**ABOUT THIS TASK:** What is wanted is an exact copy of the lines from the top of the listing through the line containing "constexpr int kThrBytes = 32 * 8;".

━━━━━━━━━━━━━━━━━━━━━━━━━━━━━━

constexpr int kBlockGenes = 256;
constexpr int kBlockWaves = 8;
constexpr int kHalfBytes = kStageBytes / 2;
constexpr int kKSteps128 = kKSteps / 2;
constexpr int kKStepBytes = kStageBytes / kKSteps128;
constexpr int kRingSlots = 4;
constexpr int kAhead = kRingSlots - 2;
constexpr int kRingBytes = kRingSlots * kHalfBytes;
constexpr int kDmaPerHalf = kHalfBytes / kBlockWaves / kFragBytes;
constexpr int kThrBytes = 32 * 8;
constexpr int kMfmaLds = kRingBytes + kBlockWaves * kThrBytes;
static_assert(kRingSlots >= 4 && kMfmaLds <= 160 * 1024 && (kAhead - 1) * kDmaPerHalf < 64,
              "a half stage is issued at least two ticks ahead, within the LDS of a CU and the vmcnt field");

__global__ __launch_bounds__(256) void k_mfma_panels(const uint32_t* __restrict__ tiled, int64_t Gp, int G, int N,
                                                     const int32_t* __restrict__ order,
                                                     const uint8_t* __restrict__ flipped, int64_t total,
                                                     v4i* __restrict__ panels) {
  const int64_t idx = (int64_t)blockIdx.x * 256 + threadIdx.x;
  if (idx >= total) return;
  const int lane = (int)(idx & 63);
  const int64_t f = idx >> 6;
  const int k = (int)(f & 31), i = (int)((f >> 5) & 1);
  const int64_t slot = (f >> 6) * 64 + i * 32 + (lane & 31);
  const int w = 2 * k + (lane >> 5);
  uint32_t bits = 0u;
  if (slot < G && 32 * w < N) {
    const int g = order[slot];
    bits = tiled[((int64_t)(w >> 2) * Gp + g) * 4 + (w & 3)];
    if (flipped[g]) bits = ~bits;
    if (32 * w + 32 > N) bits &= (1u << (N - 32 * w)) - 1u;
  }
  panels[idx] = fp4_of_bits32(bits);
}

__global__ __launch_bounds__(256) void k_mfma_bfrag(const uint32_t* __restrict__ tiles, int N, int ntiles,
                                                    int64_t tile_dwords, int S, v4i* __restrict__ bfrag) {
  const int s = blockIdx.x, t = blockIdx.y;
  const int wave = __builtin_amdgcn_readfirstlane(threadIdx.x >> 6);
  const uint32_t* tile = tiles + ((int64_t)t * ntiles + (s >> 3)) * tile_dwords + 2 * (s & 7);
#pragma unroll
  for (int j = 0; j < 2; ++j)
    mfma_bfrag_emit(bfrag, S, t, s, j, wave, 4, [&](int row) { return row < N ? tile[(int64_t)row * 16 + j] : 0u; });
}

__device__ __forceinline__ void mfma_dma16(uint32_t lds, uint32_t lane_off, const unsigned char* src) {
  uint32_t m0_saved;
  asm volatile("s_mov_b32 %0, m0\n\ts_mov_b32 m0, %1\n\ts_nop 0\n\t"
               "global_load_lds_dwordx4 %2, %3\n\ts_mov_b32 m0, %0"
               : "=&s"(m0_saved)
               : "s"(lds), "v"(lane_off), "s"(src)
               : "memory");
}

__device__ __forceinline__ void mfma_dma4(uint32_t lds, uint32_t lane_off, const unsigned char* src) {
  uint32_t m0_saved;
  asm volatile("s_mov_b32 %0, m0\n\ts_mov_b32 m0, %1\n\ts_nop 0\n\t"
               "global_load_lds_dword %2, %3\n\ts_mov_b32 m0, %0"
               : "=&s"(m0_saved)
               : "s"(lds), "v"(lane_off), "s"(src)
               : "memory");
}

__device__ __forceinline__ int xcd_item(int orig, int n) {
  const int q = n >> 3, r = n & 7, x = orig & 7;
  return (x < r ? x * (q + 1) : r * (q + 1) + (x - r) * q) + (orig >> 3);
}

__global__ __launch_bounds__(kBlockWaves * 64) __attribute__((amdgpu_waves_per_eu(2, 2)))
void k_permute_mfma(const v4i* __restrict__ panels, const unsigned char* __restrict__ bfrag,
                    const uint2* __restrict__ lcrit, int G, int64_t P, int S, int64_t Q, int L, int nblk_genes,
                    int ntiles, int64_t gs, uint16_t* __restrict__ partial) {
  extern __shared__ __attribute__((aligned(16))) unsigned char lds[];
  const int item = xcd_item(blockIdx.x, gridDim.x);
  const int gb = item % nblk_genes, rng = item / nblk_genes;
  const int64_t q0 = (int64_t)rng * L;
  const int ns = (int)min((int64_t)L, Q - q0);
  int t = (int)(q0 / S), s = (int)(q0 % S);
  int jt = rng - (int)((int64_t)t * S / L);
  const int tid = threadIdx.x, lane = tid & 63, quad = lane >> 4, l15 = lane & 15;
  const int wave = __builtin_amdgcn_readfirstlane(tid >> 6);
  const bool late = wave >= kBlockWaves / 2;
  const int wslot0 = gb * kBlockGenes + wave * 32;
  const int rows_mine = min(32, G - wslot0) - 4 * quad;
  v4f negc[2];
  float hw[8];
  const uint32_t lds0 = (uint32_t)(uintptr_t)(const __attribute__((address_space(3))) unsigned char*)lds;
  const uint32_t lane_off = (uint32_t)lane * 16u;
  const int thr_slot0 = min(wslot0, G - 1);
  const uint32_t thr_lds = kRingBytes + (uint32_t)wave * kThrBytes;
  auto fetch_thresholds = [&](int tt) {
    uint32_t l = lane_off;
    asm volatile("" : "+v"(l));
    l >>= 4;
    const uint32_t off = (uint32_t)min((int)(l >> 1), G - 1 - thr_slot0) * 8u + (l & 1u) * 4u;
    mfma_dma4(lds0 + thr_lds, off, reinterpret_cast<const unsigned char*>(lcrit + ((int64_t)tt * G + thr_slot0)));
  };
  auto take_thresholds = [&]() {
    int q4 = 4 * quad, mine = rows_mine;
    asm volatile("" : "+v"(q4), "+v"(mine));
    const uint2* thr = reinterpret_cast<const uint2*>(lds + thr_lds) + q4;
#pragma unroll
    for (int r = 0; r < 8; ++r) {
      const int row = 16 * (r >> 2) + (r & 3);
      const uint2 cr = thr[row];
      negc[r >> 2][r & 3] = -0.5f * (float)((int)cr.x + (int)cr.y - 1);
      hw[r] = row < mine ? 0.5f * (float)((int)cr.y - 1 - (int)cr.x) : 1e30f;
    }
    asm volatile("" : "+v"(negc[0]), "+v"(negc[1]));
#pragma unroll
    for (int r = 0; r < 8; ++r) asm volatile("" : "+v"(hw[r]));
  };
  v4i a[2][kKSteps128];
  {
    fetch_thresholds(t);
    const v4i* ap = panels + ((int64_t)gb * kBlockWaves + wave) * (kKSteps * 64) + (quad >> 1) * 64 + (quad & 1) * 32 + l15;
#pragma unroll
    for (int k = 0; k < kKSteps128; ++k)
#pragma unroll
      for (int i = 0; i < 2; ++i) a[i][k] = ap[k * 128 + i * 16];
#pragma unroll
    for (int k = 0; k < kKSteps128; ++k) asm volatile("" : "+v"(a[0][k]), "+v"(a[1][k]));
    asm volatile("s_waitcnt vmcnt(0)" ::: "memory");
    take_thresholds();
  }

  const unsigned char* bsrc = bfrag + q0 * kStageBytes + wave * (kHalfBytes / kBlockWaves);
  const int nh = 2 * ns;
  auto issue_half = [&](int n) {
    const unsigned char* src = bsrc + (int64_t)min(n, nh - 1) * kHalfBytes;
    const uint32_t dst = lds0 + (uint32_t)(n % kRingSlots) * kHalfBytes + (uint32_t)wave * (kHalfBytes / kBlockWaves);
#pragma unroll
    for (int p = 0; p < kDmaPerHalf; ++p) mfma_dma16(dst + p * kFragBytes, lane_off, src + p * kFragBytes);
  };
#pragma unroll
  for (int n = 0; n < kAhead; ++n) issue_half(n);
  int tick = 0;
  auto next_tick = [&]() {
    asm volatile("s_waitcnt vmcnt(%0)" ::"n"((kAhead - 1) * kDmaPerHalf) : "memory");
    __builtin_amdgcn_s_barrier();
    issue_half(tick + kAhead);
    ++tick;
  };

  uint32_t ex[8];
#pragma unroll
  for (int r = 0; r < 8; ++r) ex[r] = 0u;
  const int ragged = (int)(P - (int64_t)(S - 1) * 64);

  v4f acc[2][4];
  auto region_test = [&](int nvalid) {
    if (nvalid < 64) {
#pragma unroll
      for (int j = 0; j < 4; ++j) {
        const bool v = 16 * j + l15 < nvalid;
#pragma unroll
        for (int r = 0; r < 8; ++r) acc[r >> 2][j][r & 3] = v ? acc[r >> 2][j][r & 3] : __builtin_nanf("");
      }
    }
#pragma unroll
    for (int r = 0; r < 8; ++r)
#pragma unroll
      for (int j = 0; j < 4; ++j) ex[r] += (uint32_t)(__builtin_fabsf(acc[r >> 2][j][r & 3]) > hw[r]);
  };
  const int jt0 = jt;
  auto end_segment = [&](int tt) {
    uint16_t* out = partial + ((int64_t)tt * ntiles + jt) * gs + wslot0;
    int rl = l15, q4 = 4 * quad, mine = rows_mine;
    asm volatile("" : "+v"(rl), "+v"(q4), "+v"(mine));
    uint32_t count = 0u;
#pragma unroll
    for (int r = 0; r < 8; ++r) {
      uint32_t v = ex[r];
#pragma unroll
      for (int off = 8; off > 0; off >>= 1) v += __shfl_xor(v, off);
      ex[r] = 0u;
      count = rl == r ? v : count;
    }
    const int row = 16 * (rl >> 2) + (rl & 3);
    if (rl < 8 && row < mine) out[q4 + row] = (uint16_t)count;
    jt = 0;
  };
  if (late) next_tick();
  int rslot = 0;
  for (int st = 0; st < ns; ++st) {
#pragma unroll
    for (int h = 0; h < 2; ++h) {
      next_tick();
      const unsigned char* bbuf = lds + rslot * kHalfBytes + ((quad >> 1) * 128 + (quad & 1) * 32 + l15) * 16;
      rslot = rslot == kRingSlots - 1 ? 0 : rslot + 1;
      constexpr int kBLead = 3, kFrags = 4 * (kKSteps128 / 2);
      v4i bq[kBLead + 1];
      auto read_b = [&](int f) {
        bq[f % (kBLead + 1)] =
            *reinterpret_cast<const v4i*>(bbuf + (f >> 2) * kKStepBytes + ((f >> 1) & 1) * kFragBytes + (f & 1) * 256);
      };
#pragma unroll
      for (int f = 0; f < kBLead; ++f) read_b(f);
      if (h == 0) {
        __builtin_amdgcn_sched_barrier(0);
        if (st > 0) {
          const bool entered = s == 0;
          region_test(entered ? ragged : 64);
          if (entered) {
            end_segment(t - 1);
            take_thresholds();
          }
        }
        if (s == S - 1 && st + 1 < ns) fetch_thresholds(t + 1);
        __builtin_amdgcn_sched_barrier(0);
      }
#pragma unroll
      for (int f = 0; f < kFrags; ++f) {
        const int k = h * (kKSteps128 / 2) + (f >> 2), j = f & 3;
        if (f + kBLead < kFrags) read_b(f + kBLead);
        __builtin_amdgcn_sched_barrier(0);
        const v4i x = bq[f % (kBLead + 1)];
        const v8i bb = v8i{x.x, x.y, x.z, x.w, 0, 0, 0, 0};
#pragma unroll
        for (int i = 0; i < 2; ++i)
          acc[i][j] = __builtin_amdgcn_mfma_scale_f32_16x16x128_f8f6f4(
              v8i{a[i][k].x, a[i][k].y, a[i][k].z, a[i][k].w, 0, 0, 0, 0}, bb, k == 0 ? negc[i] : acc[i][j], 4, 4, 0, 0,
              0, 0);
        __builtin_amdgcn_sched_barrier(0);
      }
    }
    if (++s == S) s = 0, ++t;
  }
  if (!late) next_tick();
  const bool trait_done = s == 0;
  region_test(trait_done ? ragged : 64);
  asm volatile("s_waitcnt vmcnt(0)" ::: "memory");
  end_segment(trait_done ? t - 1 : t);

  {
    int rl = l15, q4 = 4 * quad, mine = rows_mine;
    asm volatile("" : "+v"(rl), "+v"(q4), "+v"(mine));
    const int row = 16 * (rl >> 2) + (rl & 3);
    const bool stores = rl < 8 && row < mine;
    const int t0 = (int)(q0 / S);
    for (int tt = t0; tt < t; ++tt) {
      uint16_t* out = partial + (int64_t)tt * ntiles * gs + wslot0 + q4 + row;
      for (int tile = (tt == t0 ? jt0 : 0) + 1; tile < ntiles; ++tile)
        if (stores) out[(int64_t)tile * gs] = 0;
    }
  }
}

}

struct MfmaRange {
  int64_t L, ranges, switches;
};
static std::vector<MfmaRange> mfma_ranges(int64_t T, int64_t P, int64_t ntiles) {
  std::vector<MfmaRange> out;
  const int64_t S = (P + 63) / 64, Q = T * S;
  for (int64_t L = std::min<int64_t>(Q, 1023); L >= 1; --L) {
    const int64_t ranges = (Q + L - 1) / L;
    if ((Q + ranges - 1) / ranges != L) continue;
    bool ok = true;
    for (int64_t t = 0; t < std::min(T, L) && ok; ++t) ok = ((t + 1) * S - 1) / L - t * S / L + 1 <= ntiles;
    if (!ok) continue;
    MfmaRange c{L, ranges, 0};
    for (int64_t r = 0; r < std::min(ranges, S); ++r)
      c.switches = std::max(c.switches, (std::min(Q, (r + 1) * L) - 1) / S - r * L / S);
    out.push_back(c);
  }
  return out;
}

static MfmaGeom mfma_pick(const std::vector<MfmaRange>& cands, int num_cu, int64_t gene_blocks, int64_t S,
                          int64_t T) {
  MfmaGeom g{};
  g.stages = S;
  g.Q = T * S;
  g.gene_blocks = gene_blocks;
  for (const MfmaRange& c : cands) {
    const int64_t blocks = gene_blocks * c.ranges;
    const double cost = (double)((blocks + num_cu - 1) / num_cu) *
                        ((double)c.L + kMfmaBlockStartStages + (double)c.switches * kMfmaTraitSwitchStages);
    if (g.L == 0 || cost < g.cost) g.cost = cost, g.ranges = c.ranges, g.L = c.L, g.blocks = blocks;
  }
  return g;
}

━━━━━━━━━━━━━━━━━━━━━━━━━━━━━━

**ANSWER TO THIS PROBLEM:**
constexpr int kBlockGenes = 256;
constexpr int kBlockWaves = 8;
constexpr int kHalfBytes = kStageBytes / 2;
constexpr int kKSteps128 = kKSteps / 2;
constexpr int kKStepBytes = kStageBytes / kKSteps128;
constexpr int kRingSlots = 4;
constexpr int kAhead = kRingSlots - 2;
constexpr int kRingBytes = kRingSlots * kHalfBytes;
constexpr int kDmaPerHalf = kHalfBytes / kBlockWaves / kFragBytes;
constexpr int kThrBytes = 32 * 8;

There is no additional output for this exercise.